Большую роль сыграли храбрые чекисты, умело и беззаветно боровшиеся под руководством Дзержинского, а в Туркестане — Петерса и таких старых большевиков, как Приворотский и Бул-ганин и другие, с контрреволюцией, с басмачеством и вдохновлявшими их шпионскими, контрреволюционными силами. Они хорошо помогали Туркбюро ЦК РКП(б), Реввоенсовету фронта. В укреплении Советского государства в Туркестане их заслуги велики.
Вся жизнь Советского Туркестана была непрерывно связана с жизнью всей Советской Республики. В конце 1920 года после победы над Колчаком, Деникиным и иностранными интервентами Советская страна получила возможность перейти к новому этапу мирного социалистического строительства. Мы на местах всю свою идейно-пропагандистскую и практически-хозяйственную работу вели на основе директив ЦК и речей Ленина. Помню, как мы по указанным выше речам Ленина провели массовые доклады, лекции, на которых мы, руководящие деятели, выступали и видели, как массы, в том числе железнодорожники, хорошо их воспринимали.
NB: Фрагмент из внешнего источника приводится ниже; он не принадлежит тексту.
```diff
@@ -184,18 +321,33 @@
                            static_cast<hipStream_t>(stream), b);
         return (int)hipGetLastError();
     }
-    if (a.tail.nblocks <= 256 && !a.parts)
+    if (a.tail.nblocks <= 256 && !a.parts) {
         hipLaunchKernelGGL(k_reduce<64>, dim3((uint32_t)((a.n_pairs + 3) / 4)), dim3(kThreads), 0,
                            static_cast<hipStream_t>(stream), a);
-    else if (a.n_pairs <= kWidePairs && a.tail.nblocks >= 2048 && !a.parts)
-        hipLaunchKernelGGL((k_reduce<1024, 1024>), dim3((uint32_t)a.n_pairs), dim3(1024), 0,
-                           static_cast<hipStream_t>(stream), a);
-    else if (a.n_pairs <= kMidPairs && a.tail.nblocks >= 2048 && !a.parts)
-        hipLaunchKernelGGL((k_reduce<512, 512>), dim3((uint32_t)a.n_pairs), dim3(512), 0,
-                           static_cast<hipStream_t>(stream), a);
-    else
-        hipLaunchKernelGGL(k_reduce<kThreads>, dim3((uint32_t)a.n_pairs), dim3(kThreads), 0,
-                           static_cast<hipStream_t>(stream), a);
+        return (int)hipGetLastError();
+    }
+    const int lanes = a.parts ? kThreads : reduce_lanes(a.n_pairs, a.tail.nblocks);
+    const dim3 grid((uint32_t)a.n_pairs);
+    hipStream_t s = static_cast<hipStream_t>(stream);
+    if (!a.parts && fields_fit(a.tail.nblocks, lanes, 2 * (2 * a.tail.range + 1) + 1)) {
+        const bool half = a.subdirs != nullptr;
+        if (lanes == 1024) {
+            if (half) hipLaunchKernelGGL((k_reduce_fields<1024, true>), grid, dim3(1024), 0, s, a);
+            else hipLaunchKernelGGL((k_reduce_fields<1024, false>), grid, dim3(1024), 0, s, a);
+        } else if (lanes == 512) {
+            if (half) hipLaunchKernelGGL((k_reduce_fields<512, true>), grid, dim3(512), 0, s, a);
+            else hipLaunchKernelGGL((k_reduce_fields<512, false>), grid, dim3(512), 0, s, a);
+        } else {
+            if (half) hipLaunchKernelGGL((k_reduce_fields<256, true>), grid, dim3(256), 0, s, a);
+            else hipLaunchKernelGGL((k_reduce_fields<256, false>), grid, dim3(256), 0, s, a);
+        }
+    } else if (lanes == 1024) {
+        hipLaunchKernelGGL((k_reduce<1024, 1024>), grid, dim3(1024), 0, s, a);
+    } else if (lanes == 512) {
+        hipLaunchKernelGGL((k_reduce<512, 512>), grid, dim3(512), 0, s, a);
+    } else {
+        hipLaunchKernelGGL(k_reduce<kThreads>, grid, dim3(kThreads), 0, s, a);
+    }
     return (int)hipGetLastError();
 }
 
```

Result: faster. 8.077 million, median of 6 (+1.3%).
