# cxjyxxme/deep-online-video-stabilization

Hardware: AMD Instinct MI355X
Metric: stabilized frames/sec (720p, before_ch=31) (higher is better)
Workload: dtype f32 (bf16x3 split MFMA, f32 accumulate); 1 GPU; BASELINE.json configs[1]: v2_93 net, 1280x720, 1 stream(s)/GPU, batch=1 per stream, 13-ch stack from a 32-deep ring (lags 1,2,4,8,16,32; --before-ch 31 ignored as in the reference), ResNet-v2-50 regressor + 4x4 multi-grid warp + feedback; one independent stream set per GPU (replicas only); height=720, width=1280, streams_per_gpu=1, refine=1, operand_mode=4, launches_per_frame=64, hip_graph=True

## Files before the change

deep-online-video-stabilization_amd/csrc/conv.hip:

```cpp
#include "conv.h"
#include "prof.h"
#include <climits>
#include <cstdio>
#include <cstdlib>
#include <algorithm>
#include <string>
#include <vector>

#include "conv_kernel.h"
#include "conv_ring_kernel.h"
#include "conv_astat_kernel.h"
#include "conv_patch_kernel.h"
#include "conv_b2b_kernel.h"

template <int PAIR>
__device__ __forceinline__ void conv_splitk_reduce_body(const ConvArgs& p, const ConvPair& pr) {
    const size_t q = (size_t)blockIdx.x * 256 + threadIdx.x;
    const int c4n = p.Cout / 4;
    if (q >= (size_t)p.M * c4n) return;
    const int m = (int)(q / c4n);
    const int n = (int)(q - (size_t)m * c4n) * 4;
    const bool t1 = PAIR && m >= pr.m_tower;
    const size_t slab = (size_t)p.M * p.Cout;
    const float* src = p.partial + (size_t)m * p.Cout + n;
// ... 428 lines not shown
    return r.nbuf == 1 ? launch_one_nb<BM, BN, BK, WM, WN, MODE, 1>(a, st) : launch_one_nb<BM, BN, BK, WM, WN, MODE, 2>(a, st);
}

template <int BM, int BN, int BK, int WM, int WN>
static int launch_one(const ConvRoute& r, const ConvArgs& a, hipStream_t st) {
    if (r.mode == 2) return launch_one_t<BM, BN, BK, WM, WN, 2>(r, a, st);
    if (r.mode == 0) return launch_one_t<BM, BN, BK, WM, WN, 0>(r, a, st);
    return launch_one_t<BM, BN, BK, WM, WN, 1>(r, a, st);
}

static int launch_igemm(const ConvRoute& r, const ConvArgs& a, hipStream_t st) {
    if (r.bk == 32) {
        if (r.tile == T128x128) return launch_one<128, 128, 32, 64, 64>(r, a, st);
        if (r.tile == T128x64) return launch_one<128, 64, 32, 64, 32>(r, a, st);
        return launch_one<64, 64, 32, 32, 32>(r, a, st);
    }
    if (r.tile == T128x128) return launch_one<128, 128, 16, 64, 64>(r, a, st);
    if (r.tile == T128x64) return launch_one<128, 64, 16, 64, 32>(r, a, st);
    return launch_one<64, 64, 16, 32, 32>(r, a, st);
}

static int device_cus(int& cus) {
    static int cached = 0;
    if (cached == 0) {
        int dev = 0, n = 0;
        if (hipGetDevice(&dev) != hipSuccess || hipDeviceGetAttribute(&n, hipDeviceAttributeMultiprocessorCount, dev) != hipSuccess || n <= 0) {
            stabnet_set_error("conv: cannot read the CU count");
            return STABNET_ERR_LAUNCH;
        }
        cached = n;
    }
    cus = cached;
    return STABNET_OK;
}
static thread_local int g_last_launch_kind = -1;
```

Разумеется, мы не ограничивались речами, а по-деловому усиленно работали. Руководящие партийные и Советские органы вплотную, более скрупулезно занялись выискиванием резервов, товаров, в том числе и для торговли с Бухарой и Хивой. Вообще надо сказать, что образование Бухарской и Хивинской Народных Советских Республик принесло нам много радости, но одновременно и много новых забот в оказании им необходимой помощи в организационном и материальном отношении. Особые наши усилия занимал транспорт, и в первую очередь железнодорожный. Мы усиленно занялись восстановлением мелких промышленных предприятий для увеличения выпуска товаров широкого потребления, особенно для хлопковых районов. Хлопок был в центре нашей работы.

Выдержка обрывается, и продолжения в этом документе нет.